Magnesium sulfate is the treatment of choice for the prevention of eclamptic seizures. It is also administered to patients for whom preterm delivery is imminent because it decreases the risk for cerebral palsy in premature infants (ie, fetal neuroprotection at <32 weeks gestation). Common adverse effects include headache, nausea, fatigue, and diaphoresis. Signs of magnesium toxicity include loss of deep tendon reflexes, somnolence, and respiratory depression.

Because magnesium is primarily excreted by the kidneys, a common risk factor for toxicity is renal insufficiency (ie, elevated serum creatinine), as seen in this patient. Patients with known renal insufficiency or suspected toxicity require monitoring of serum magnesium levels and adjustments in magnesium infusion rates (ie, lowered). Calcium gluconate is the first-line treatment for toxicity.

(Choice A) Antihypertensive therapy is indicated for severe hypertension (eg, ≥160/110 mm Hg), and concomitant use of calcium channel blockers (eg, nifedipine) and magnesium can potentiate hypotension. However, this patient is hypertensive.

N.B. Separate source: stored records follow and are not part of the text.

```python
_sig("unet_last_error", C.c_char_p)
_sig("unet_init", _i, C.POINTER(_i))
_sig("unet_device_info", _i, _i, C.c_char_p, _sz, C.POINTER(_sz), C.POINTER(_i), C.POINTER(_i))
_sig("unet_plan_create", _i, C.c_char_p, _i, _i, _i, _i, _i, _i, _i, _i, C.POINTER(_vp))
_sig("unet_plan_destroy", None, _vp)
_sig("unet_plan_param_count", _i, _vp, C.POINTER(_i))
_sig("unet_plan_param_shape", _i, _vp, _i, C.POINTER(C.c_int64), C.POINTER(_i))
_sig("unet_plan_param_name", _i, _vp, _i, C.c_char_p, _sz)
_sig("unet_plan_param_decay", _i, _vp, _i, C.POINTER(_i))
_sig("unet_plan_param_fan_in", _i, _vp, _i, C.POINTER(C.c_int64), C.POINTER(_i))
_sig("unet_plan_buffer_count", _i, _vp, C.POINTER(_i))
_sig("unet_plan_buffer_shape", _i, _vp, _i, C.POINTER(C.c_int64))
_sig("unet_plan_output_count", _i, _vp, C.POINTER(_i))
_sig("unet_plan_output_shape", _i, _vp, _i, C.POINTER(C.c_int64))
_sig("unet_plan_workspace_bytes", _i, _vp, C.POINTER(_sz))
_sig("unet_plan_flops", _i, _vp, C.POINTER(C.c_double), C.POINTER(C.c_double))
_sig("unet_plan_describe", _sz, _vp, C.c_char_p, _sz)
_sig("unet_plan_op_count", _i, _vp, C.POINTER(_i))
_sig("unet_plan_op_info", _i, _vp, _i, C.POINTER(_i), C.POINTER(_i), C.POINTER(_i), C.POINTER(_i), C.POINTER(_i), C.POINTER(C.c_int64),
     C.POINTER(C.c_int64), C.c_char_p, _sz)
_sig("unet_profile_begin", _i)
_sig("unet_profile_end", _i, _i, C.POINTER(_i), C.POINTER(_i), C.POINTER(_f), C.POINTER(_i))
_sig("unet_forward", _i, _vp, _pp, _pp, _vp, _pp, _vp, _i, _vp)
_sig("unet_backward", _i, _vp, _pp, _pp, _pp, _vp, _vp, _vp)
_sig("unet_backward_part", _i, _vp, _pp, _pp, _pp, _vp, _vp, _i, _i, _vp)
_sig("unet_plan_backward_buckets", _i, _vp, _i, C.POINTER(_i), C.POINTER(_i), C.POINTER(C.c_int64))
_sig("unet_loss_scratch_bytes", _i, _vp, C.POINTER(_sz))
_sig("unet_loss", _i, _vp, _pp, _vp, _i, _i, _pp, _vp, _vp, _vp)
_sig("unet_forward_loss", _i, _vp, _pp, _pp, _vp, _pp, _vp, _i, _i, _pp, _vp, _vp, _vp, _vp)
_sig("unet_forward_loss_mode", _i, _vp, _pp, _pp, _vp, _pp, _vp, _i, _i, _pp, _vp, _vp, _vp, _i, _vp)
_sig("unet_sum_buffers", _i, _pp, _i, _vp, C.c_int64, _i, _vp)
_sig("unet_stream_create_cu_range", _i, _i, _i, _i, _vp)
_sig("unet_stream_destroy", _i, _vp)
_sig("unet_plan_side_cu_range", _i, _vp, _i, _i)
_sig("unet_pack_filters", _i, _vp, _vp, _vp, _i, _vp, _vp)
_sig("unet_sgd_step", _i, _vp, _vp, _vp, _vp, _f, _f, _i, _f, _f, _f, _vp, _vp, _vp)
_sig("unet_sgd_step_packed", _i, _vp, _vp, _vp, _vp, _f, _f, _i, _f, _f, _f, _vp, _vp, _i, _vp, _vp, _vp)
_sig("unet_set_error", None, C.c_char_p)
_sig("unet_comm_unique_id", _i, _vp)
_sig("unet_comm_create", _i, _i, _i, _vp, _i, C.POINTER(_vp))
_sig("unet_comm_create_all", _i, _i, C.POINTER(_i), C.POINTER(_vp))
_sig("unet_comm_destroy", _i, _vp)
_sig("unet_comm_rank", _i, _vp, C.POINTER(_i), C.POINTER(_i))
_sig("unet_allreduce_grads", _i, _vp, _vp, C.c_int64, C.c_int64, _vp)
_sig("unet_allreduce_grads_all", _i, _pp, _i, _pp, C.c_int64, C.c_int64, _pp)
_sig("unet_comm_broadcast", _i, _vp, _vp, C.c_int64, _i, _vp)
_sig("unet_comm_join", _i, _vp, _vp)
_sig("unet_op_scratch_bytes", _i, _i, _i, _i, _i, _i, C.POINTER(_sz))
_sig("unet_op_conv_choice", _i, _i, _i, _i, _i, _i, _i, _i, _i, _i, _i, C.POINTER(_i))
_sig("unet_op_conv3d_fwd", _i, _i, _i, _vp, _vp, _vp, _vp, _i, _i, _i, _i, _i, _i, _i, _vp, _vp)
_sig("unet_op_conv3d_pack", _i, _i, _vp, _vp, _i, _i, _i, _i, _i, _i, _i, _vp)
_sig("unet_op_conv3d_fwd_packed", _i, _i, _vp, _vp, _vp, _vp, _vp, _i, _i, _i, _i, _i, _i, _i, _vp)
_sig("unet_op_conv3d_fwd_fused", _i, _i, _i, _vp, _vp, _vp, _i, _vp, _vp, _vp, _vp, _i, _i, _i, _i, _i, _i, _i, _vp, _vp)
_sig("unet_op_conv3d_bwd_data", _i, _i, _i, _vp, _vp, _vp, _i, _i, _i, _i, _i, _i, _i, _vp, _vp)
_sig("unet_op_conv3d_fwd_norm", _i, _vp, _vp, _i, _i, _vp, _vp, _vp, _vp, C.c_double, _vp, _vp, C.c_double, _i, _i, _vp, _vp, _vp,
     _i, _i, _i, _i, _i, _vp, _vp)
_sig("unet_op_conv3d_bwd_data_norm", _i, _i, _vp, _vp, _vp, _i, _vp, _vp, _vp, _i, _vp, _vp, _vp, _i, _i, _i, _i, _i, _vp, _vp)
_sig("unet_op_conv3d_bwd_weight", _i, _i, _i, _vp, _vp, _vp, _vp, _i, _i, _i, _i, _i, _i, _i, _vp, _vp)
_sig("unet_op_convt_fwd", _i, _i, _i, _vp, _vp, _vp, _vp, _i, _i, _i, _i, _i, _vp, _vp)
_sig("unet_op_convt_bwd_data", _i, _i, _i, _vp, _vp, _vp, _i, _i, _i, _i, _i, _vp, _vp)
_sig("unet_op_convt_bwd_weight", _i, _i, _i, _vp, _vp, _vp, _vp, _i, _i, _i, _i, _i, _vp, _vp)
_sig("unet_op_pack_ndhwc", _i, _i, _vp, _vp, _i, C.c_int64, _vp)
_sig("unet_op_unpack_ncdhw", _i, _i, _vp, _vp, _i, C.c_int64, _vp)

EXPORTS = [
    "unet_last_error", "unet_init", "unet_device_info", "unet_plan_create", "unet_plan_destroy", "unet_plan_param_count",
    "unet_plan_param_shape", "unet_plan_param_name", "unet_plan_param_decay", "unet_plan_param_fan_in", "unet_plan_buffer_count",
    "unet_plan_buffer_shape", "unet_plan_output_count", "unet_plan_output_shape", "unet_plan_workspace_bytes",
    "unet_plan_flops", "unet_plan_describe", "unet_plan_op_count", "unet_plan_op_info", "unet_profile_begin", "unet_profile_end", "unet_forward", "unet_backward", "unet_backward_part", "unet_plan_backward_buckets", "unet_loss_scratch_bytes", "unet_loss", "unet_forward_loss", "unet_forward_loss_mode", "unet_sum_buffers",
    "unet_sgd_step", "unet_sgd_step_packed", "unet_pack_filters", "unet_stream_create_cu_range", "unet_stream_destroy", "unet_plan_side_cu_range", "unet_set_error", "unet_comm_unique_id", "unet_comm_create", "unet_comm_create_all", "unet_comm_destroy", "unet_comm_rank",
    "unet_allreduce_grads", "unet_allreduce_grads_all", "unet_comm_broadcast", "unet_comm_join", "unet_op_scratch_bytes", "unet_op_conv_choice", "unet_op_conv3d_fwd", "unet_op_conv3d_fwd_fused", "unet_op_conv3d_pack", "unet_op_conv3d_fwd_packed", "unet_op_conv3d_bwd_data", "unet_op_conv3d_fwd_norm", "unet_op_conv3d_bwd_data_norm", "unet_op_conv3d_bwd_weight",
    "unet_op_convt_fwd", "unet_op_convt_bwd_data", "unet_op_convt_bwd_weight", "unet_op_pack_ndhwc", "unet_op_unpack_ncdhw",
]


MODE_PACKS_CURRENT = 2


class UNetError(RuntimeError):
    """What the C++ host rethrows as std::runtime_error (unet.cpp:53,66,88,117)."""


def check(rc):
    if rc != 0:
        raise UNetError(lib.unet_last_error().decode("utf-8", "replace"))


def scratch(buf, need, device):
    if buf is None or buf.nbytes < need:
        buf = torch.empty(need, dtype=torch.uint8, device=device)
    return buf


def stream(t_or_device, stream=None):
    if stream is not None:
        return stream
    return torch.cuda.current_stream(t_or_device.device if torch.is_tensor(t_or_device) else t_or_device).cuda_stream


def ptr_array(ptrs):
    arr = (C.c_void_p * max(1, len(ptrs)))()
    for i, p in enumerate(ptrs):
        arr[i] = p
    return arr


def size_query(fn, *args):
    n = C.c_size_t()
    check(fn(*args, C.byref(n)))
    return n.value


def u32_array(values):
    return (C.c_uint32 * max(1, len(values)))(*values)


def listed_classes(who, classes, n_classes):
    classes = list(range(1, int(n_classes))) if classes is None else [int(v) for v in classes]
    for v in classes:
        if not 0 <= v < 1 << 32:
            raise UNetError("%s: listed class %d is not in [1, %d]" % (who, v, int(n_classes) - 1))
    return classes


class Plan:

    def __init__(self, arch, in_c, out_c, size, dtype=DTYPE_BF16, device=0, impl=IMPL_AUTO):
        self.handle = C.c_void_p()
        self._pid = os.getpid()
        D, H, W = size
        check(lib.unet_plan_create(arch.encode(), in_c, out_c, D, H, W, dtype, device, impl, C.byref(self.handle)))
        self.arch, self.in_c, self.out_c, self.size, self.dtype, self.device = arch, in_c, out_c, (D, H, W), dtype, device
        n = C.c_int()
        check(lib.unet_plan_param_count(self.handle, C.byref(n)))
        self.param_shapes, self.param_decay, self.param_fan_in, self.param_is_norm_weight, self.param_names = [], [], [], [], []
        dims, nd, dec, fan, isn = (C.c_int64 * 5)(), C.c_int(), C.c_int(), C.c_int64(), C.c_int()
        for i in range(n.value):
            check(lib.unet_plan_param_shape(self.handle, i, dims, C.byref(nd)))
            self.param_shapes.append(tuple(dims[k] for k in range(nd.value)))
            nm = C.create_string_buffer(128)
            check(lib.unet_plan_param_name(self.handle, i, nm, 128))
            self.param_names.append(nm.value.decode())
            check(lib.unet_plan_param_decay(self.handle, i, C.byref(dec)))
            self.param_decay.append(bool(dec.value))
            check(lib.unet_plan_param_fan_in(self.handle, i, C.byref(fan), C.byref(isn)))
            self.param_fan_in.append(fan.value)
            self.param_is_norm_weight.append(bool(isn.value))
        check(lib.unet_plan_buffer_count(self.handle, C.byref(n)))
        self.buffer_numel = []
        ne = C.c_int64()
        for i in range(n.value):
            check(lib.unet_plan_buffer_shape(self.handle, i, C.byref(ne)))
            self.buffer_numel.append(ne.value)
        check(lib.unet_plan_output_count(self.handle, C.byref(n)))
# ... 109 lines not shown
```

Baseline: 809.9 million.

## Size wgrad split grids by CU fill and add direct one-range gradient accumulation

Replaces the fixed block-count heuristic for splitting weight-gradient voxel ranges with a shared helper that targets a CU-fill count that depends on whether the launch is polite (side-stream). It also adds a direct mode where a single-range wgrad launch adds straight into the gradient and bias buffers instead of writing a scratch slab that is later reduced. Together these aim to cut slab write/read traffic and reduce passes while keeping the GPU filled. It also adds introspection APIs (unet_plan_wgrad_grid, unet_op_wgrad_split, a concat-source wgrad op) and a profiling script. The risks are fewer splits for small layers and read-modify-write on the gradient.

(Choice B) Although this patient's transaminase elevation indicates hepatic damage from preeclampsia, the liver is not involved in magnesium excretion.

(Choice C) Hypocalcemia is a potential adverse effect, rather than a cause, of hypermagnesemia because moderate hypermagnesemia can cause temporary suppression of parathyroid hormone secretion. Calcium levels typically normalize after stopping magnesium sulfate therapy.

(Choice D) Oxytocin can enhance antidiuretic hormone release and cause the development of the syndrome of inappropriate antidiuretic hormone secretion (SIADH). Patients with SIADH have hyponatremia, not hypermagnesemia.

Educational objective:
Magnesium sulfate is commonly administered for eclamptic seizure prevention and fetal neuroprotection. All patients on magnesium should be monitored for signs of toxicity (eg, somnolence, areflexia, respiratory suppression). Because magnesium is excreted primarily by the kidneys, patients with renal insufficiency are at increased risk for toxicity.